Each has advantages and disadvantages. Method 2 is much like the unix gmtime() and localtime() calls, which are very classic C interfaces. Methods 1 and 2 mean you only have to make one call to get all the components. On the other hand, if you only want one component, it means all of them have to be calculated. Returning a struct means the entire struct must be copied, while having individual calls means that lots more function calls must be made. Also a pointer to a static buffer is non-thread safe, but a pointer to an allocated buffer is considerably slower, and you have to then make sure it's deleted. 

Methods 3 and 4 suffer the same problems as 1 and 2, but at least divide the problem into a finer grain. Method 5 is more like a 'properties' interface, where you can retrieve the day property of a date, whether it be a calculated value or not.

Given the above, I went for option 5 as being the most desirable object interface.

class CDate {
public:

Int32 GetYear() const;
Int32 GetMonth() const;
Int32 GetDay() const;
Int32 GetDayOfYear() const;

Int32 GetWeekOfYear() const;
Int32 GetYearForWeekOfYear() const;
Int32 GetDayOfWeek() const;

};

Internal representation

So now we have an interface, and a way to convert between day offsets and date components. The question we still haven't answered is which internal representation we'll use. The decision I went with was to allow the internal representation to change between the two. That is, the representation could be either Julian Day number, or date components as bit fields.
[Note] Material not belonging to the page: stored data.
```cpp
EpisodePlan plan_episode(const PlanFacts& c, const p2pmg_episode_args& args, bool chained, const Overrides& ov,
                         int n_chain) {
  const p2pmg_config& g = c.cfg;
  const bool train = args.mode == P2PMG_MODE_TRAIN;
  const bool philox = train && args.rng == P2PMG_RNG_PHILOX;
  const bool fast = fast_applies(c, args, ov);
  EpisodePlan pl;
  if (chained && !(fast && philox)) {
    pl.error = "run_episode: a chained launch needs the fast kernel and Philox training";
    return pl;
  }
  const bool sq16 = g.shared_q && !c.roles && c.N == 16 && c.R <= 1 && c.mi_ok && host_div_range(g.minutes_per_hour) &&
                    (long long)c.T * c.A < (1LL << 32) && (long long)c.T * c.n_env * kEnvStride < (1LL << 32) &&
                    host_div_range(g.temp_margin) && g.n_time_states == 20 && g.n_temp_states == 20 &&
                    g.n_balance_states == 20 && g.n_p2p_states == 20 &&
                    !c.thermal_set &&
                    !(args.flags & (P2PMG_FLAG_GENERAL_KERNEL | P2PMG_FLAG_TILE_KERNEL)) && !ov.general;
  const bool tile = !fast && !sq16 &&
                    ((args.flags & P2PMG_FLAG_TILE_KERNEL) != 0 || !((c.N >= 1 && c.N <= 8) || c.N == 16));
  pl.family = fast ? Family::Fast : sq16 ? Family::Sq16 : tile ? Family::Tile : Family::General;
  if (fast) {
    pl.philox = philox ? Philox::FastPrepass : Philox::None;
  } else if (philox) {
    bool prepass = c.A < (1 << 18) && !sq16;
    if (args.flags & P2PMG_FLAG_PHILOX_PREPASS) prepass = true;
    if (args.flags & P2PMG_FLAG_PHILOX_INKERNEL) prepass = false;
    pl.philox = prepass ? Philox::CodesPrepass : Philox::InKernel;
  }
  pl.want_ipc = fast && c.N == 2 && c.R >= 1 && !c.battery;
  pl.packed_records = fast || sq16;
  pl.rec_narrow = (fast || sq16) && (args.record & ~(P2PMG_REC_REWARD | P2PMG_REC_COST)) == 0 ? 1 : 0;
  pl.speculate = fast && !ov.no_spec;
  pl.interleave = fast && chained && n_chain >= 2 && philox && (args.flags & P2PMG_FLAG_RESET_T0) != 0 && !c.battery &&
                  c.T % 6 == 0 && g.n_temp_states <= 32 && c.N == 2 && c.chain_lag_ok && !ov.no_interleave;
  int spw = args.scen_per_wave > 0 ? args.scen_per_wave : ov.spw;
  if (spw <= 0) {
    const int full = 64 / (c.N <= 1 ? 1 : c.N <= 2 ? 2 : c.N <= 4 ? 4 : 8);
    const int waves = (c.S + full - 1) / full;
    spw = waves >= c.n_cu ? full : std::max(full / 4, (c.S + c.n_cu - 1) / c.n_cu);
    if (fast && train && args.epsilon < 0.5 && waves < c.n_cu) spw = std::max(full / 4, (spw + 1) / 2);
    spw = std::min(spw, full);
  }
  if (pl.interleave) spw = std::min(spw, 32 / 2);
  pl.spw = spw;
  return pl;
}

}
```

### p2pmicrogrid_amd/csrc/p2pmg_plan.h

```cpp
#pragma once
#include "p2pmg.h"
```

To make this work, we have to use a bit to determine which representation is currently being used. I decided that the best to use would be the highest bit. If it's zero, the remaining 31 bits are the Julian Day number so we can just use the value as an integer, if it's one, the remaining bits are used as bit fields describing each date component. Using the highest bit also means we can check for which representation is being used simply by checking if the signed 32 bit value is positive (Julian day) or negative (date components). Then the code for for each method checks if we've currently got a Julian day or date component representation, switches to the appropriate one, and returns the result.

Item Range Bits required Bit offset
Storage type 0-1 1 31
Is leap year? 0-1 1 30
Week year difference -1 - 1 2 28-29
Month 1-12 4 24-27
Day of week 1-7 3 21-23
Day 1-31 5 16-20
Week of year 1-53 6 10-15
Year 1500-2500 10 0-9

Note that we've left out the 'day of year' component, which can be easily calculated from a lookup table using the month and 'is leap year' components. I've also tried to organise the fields into 16 bit and 8 bits groups. This allows a good optimiser to turn certain shift and mask operations (eg shift by 16) into just loading the high word and mask operations.

So now we have all the components in place. I implemented all the Julian day/date conversion functions in a separate class with static member functions, and used the date class only to hide the representation. And that's about it. See the top of this page for how to download the class.